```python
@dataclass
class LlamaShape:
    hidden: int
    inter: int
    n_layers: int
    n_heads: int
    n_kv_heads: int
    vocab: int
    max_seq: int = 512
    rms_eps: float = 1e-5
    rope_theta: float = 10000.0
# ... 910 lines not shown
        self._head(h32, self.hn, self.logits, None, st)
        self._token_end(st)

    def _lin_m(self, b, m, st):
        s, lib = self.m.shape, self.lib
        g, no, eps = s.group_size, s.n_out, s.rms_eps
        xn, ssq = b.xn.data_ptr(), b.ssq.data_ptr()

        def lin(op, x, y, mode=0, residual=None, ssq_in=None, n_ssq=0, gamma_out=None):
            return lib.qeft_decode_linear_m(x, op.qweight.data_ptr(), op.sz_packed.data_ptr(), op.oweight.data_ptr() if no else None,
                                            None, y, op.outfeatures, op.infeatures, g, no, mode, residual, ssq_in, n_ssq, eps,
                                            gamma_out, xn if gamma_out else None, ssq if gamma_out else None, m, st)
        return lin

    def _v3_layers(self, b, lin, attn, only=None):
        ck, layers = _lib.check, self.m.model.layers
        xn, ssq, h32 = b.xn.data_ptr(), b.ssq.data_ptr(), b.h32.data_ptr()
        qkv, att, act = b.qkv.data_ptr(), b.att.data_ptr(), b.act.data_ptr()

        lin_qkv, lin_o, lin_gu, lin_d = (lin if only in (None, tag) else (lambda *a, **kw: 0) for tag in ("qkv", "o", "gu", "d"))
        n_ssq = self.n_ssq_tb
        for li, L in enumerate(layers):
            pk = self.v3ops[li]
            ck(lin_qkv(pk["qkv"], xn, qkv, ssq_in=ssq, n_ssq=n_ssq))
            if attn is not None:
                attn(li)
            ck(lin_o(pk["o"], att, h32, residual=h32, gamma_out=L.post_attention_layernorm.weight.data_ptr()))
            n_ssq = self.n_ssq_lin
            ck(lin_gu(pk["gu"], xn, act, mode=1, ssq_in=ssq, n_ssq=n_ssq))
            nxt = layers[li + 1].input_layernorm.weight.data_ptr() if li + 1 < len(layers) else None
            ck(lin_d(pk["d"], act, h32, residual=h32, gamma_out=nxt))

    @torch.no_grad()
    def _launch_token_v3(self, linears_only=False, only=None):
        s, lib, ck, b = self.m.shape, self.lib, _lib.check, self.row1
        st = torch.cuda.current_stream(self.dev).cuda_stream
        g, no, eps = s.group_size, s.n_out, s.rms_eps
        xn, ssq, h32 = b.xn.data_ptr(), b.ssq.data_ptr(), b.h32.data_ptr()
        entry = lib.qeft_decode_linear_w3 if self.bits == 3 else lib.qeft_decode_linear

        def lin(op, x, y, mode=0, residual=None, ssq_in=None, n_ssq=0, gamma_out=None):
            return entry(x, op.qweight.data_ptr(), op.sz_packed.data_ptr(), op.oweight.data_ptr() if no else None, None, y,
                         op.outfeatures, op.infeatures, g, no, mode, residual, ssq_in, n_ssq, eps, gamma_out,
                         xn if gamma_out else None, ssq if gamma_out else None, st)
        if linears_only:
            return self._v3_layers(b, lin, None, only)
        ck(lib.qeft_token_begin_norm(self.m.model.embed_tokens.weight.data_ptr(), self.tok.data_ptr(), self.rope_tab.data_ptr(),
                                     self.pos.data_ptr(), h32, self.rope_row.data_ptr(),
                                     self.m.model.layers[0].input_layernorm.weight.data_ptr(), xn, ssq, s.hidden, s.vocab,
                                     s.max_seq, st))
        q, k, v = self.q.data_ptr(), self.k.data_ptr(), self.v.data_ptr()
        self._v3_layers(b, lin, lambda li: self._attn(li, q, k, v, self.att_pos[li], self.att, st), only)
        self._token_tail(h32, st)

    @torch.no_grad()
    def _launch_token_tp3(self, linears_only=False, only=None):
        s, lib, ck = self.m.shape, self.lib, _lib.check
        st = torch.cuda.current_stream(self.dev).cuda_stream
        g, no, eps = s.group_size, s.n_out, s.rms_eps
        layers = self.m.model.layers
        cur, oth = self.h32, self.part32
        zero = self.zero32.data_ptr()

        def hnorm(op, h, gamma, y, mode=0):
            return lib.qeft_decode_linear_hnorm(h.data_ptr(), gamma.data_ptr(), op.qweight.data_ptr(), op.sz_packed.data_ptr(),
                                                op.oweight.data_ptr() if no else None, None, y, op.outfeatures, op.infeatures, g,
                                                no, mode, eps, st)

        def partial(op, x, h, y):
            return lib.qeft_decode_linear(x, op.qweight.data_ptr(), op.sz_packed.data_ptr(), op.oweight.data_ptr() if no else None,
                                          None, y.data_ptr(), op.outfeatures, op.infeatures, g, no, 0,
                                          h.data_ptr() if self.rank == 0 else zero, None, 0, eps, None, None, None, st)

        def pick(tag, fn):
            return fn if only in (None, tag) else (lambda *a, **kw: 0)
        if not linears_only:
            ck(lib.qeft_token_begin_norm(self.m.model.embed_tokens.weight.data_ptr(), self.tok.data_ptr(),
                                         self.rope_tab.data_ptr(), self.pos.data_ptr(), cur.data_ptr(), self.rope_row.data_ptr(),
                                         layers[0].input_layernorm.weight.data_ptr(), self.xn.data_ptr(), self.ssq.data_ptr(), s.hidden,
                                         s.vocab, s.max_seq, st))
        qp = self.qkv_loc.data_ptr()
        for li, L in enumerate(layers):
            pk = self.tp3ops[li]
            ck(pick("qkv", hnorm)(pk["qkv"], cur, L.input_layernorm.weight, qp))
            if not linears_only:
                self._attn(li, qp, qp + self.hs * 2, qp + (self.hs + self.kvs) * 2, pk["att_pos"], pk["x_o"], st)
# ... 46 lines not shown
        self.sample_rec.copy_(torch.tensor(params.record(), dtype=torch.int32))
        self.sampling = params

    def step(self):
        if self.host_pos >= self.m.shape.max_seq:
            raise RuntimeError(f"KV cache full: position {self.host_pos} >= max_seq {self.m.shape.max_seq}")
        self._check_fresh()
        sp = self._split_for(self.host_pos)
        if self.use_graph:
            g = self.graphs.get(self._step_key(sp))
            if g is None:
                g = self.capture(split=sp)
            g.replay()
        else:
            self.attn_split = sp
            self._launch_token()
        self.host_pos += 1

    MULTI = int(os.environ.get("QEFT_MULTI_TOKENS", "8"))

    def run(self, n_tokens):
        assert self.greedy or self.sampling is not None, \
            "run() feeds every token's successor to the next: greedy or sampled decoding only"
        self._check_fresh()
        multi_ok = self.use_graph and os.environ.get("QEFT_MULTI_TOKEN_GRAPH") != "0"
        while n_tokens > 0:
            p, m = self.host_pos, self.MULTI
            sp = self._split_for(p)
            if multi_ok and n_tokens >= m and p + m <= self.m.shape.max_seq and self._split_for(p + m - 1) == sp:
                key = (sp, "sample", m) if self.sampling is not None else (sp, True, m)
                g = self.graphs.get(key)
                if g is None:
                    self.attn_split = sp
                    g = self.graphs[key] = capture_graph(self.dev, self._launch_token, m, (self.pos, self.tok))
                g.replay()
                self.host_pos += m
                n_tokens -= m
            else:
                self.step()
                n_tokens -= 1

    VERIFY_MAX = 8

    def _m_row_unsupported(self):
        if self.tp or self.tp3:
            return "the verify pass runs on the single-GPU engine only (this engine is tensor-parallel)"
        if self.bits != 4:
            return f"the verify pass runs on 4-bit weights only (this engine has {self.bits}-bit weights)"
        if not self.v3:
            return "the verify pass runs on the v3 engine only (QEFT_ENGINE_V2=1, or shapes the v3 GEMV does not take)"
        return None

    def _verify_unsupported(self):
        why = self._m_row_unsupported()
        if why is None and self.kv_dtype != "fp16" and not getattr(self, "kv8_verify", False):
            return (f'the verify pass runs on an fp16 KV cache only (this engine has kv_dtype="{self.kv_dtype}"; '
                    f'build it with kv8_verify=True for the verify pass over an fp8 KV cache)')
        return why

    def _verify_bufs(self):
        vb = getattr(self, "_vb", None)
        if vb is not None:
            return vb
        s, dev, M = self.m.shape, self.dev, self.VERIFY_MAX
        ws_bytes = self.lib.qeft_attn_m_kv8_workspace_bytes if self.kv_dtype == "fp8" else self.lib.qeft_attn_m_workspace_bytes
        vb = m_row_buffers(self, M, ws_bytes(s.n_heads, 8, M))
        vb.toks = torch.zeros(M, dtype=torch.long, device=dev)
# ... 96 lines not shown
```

◆ ◆ ◆

EXERCISE BRIEF => Which lines hold the string "engine"? Copy all of them from the data above.

WRITTEN SOLUTION =>
            return "the verify pass runs on the single-GPU engine only (this engine is tensor-parallel)"
            return f"the verify pass runs on 4-bit weights only (this engine has {self.bits}-bit weights)"
            return "the verify pass runs on the v3 engine only (QEFT_ENGINE_V2=1, or shapes the v3 GEMV does not take)"
            return (f'the verify pass runs on an fp16 KV cache only (this engine has kv_dtype="{self.kv_dtype}"; '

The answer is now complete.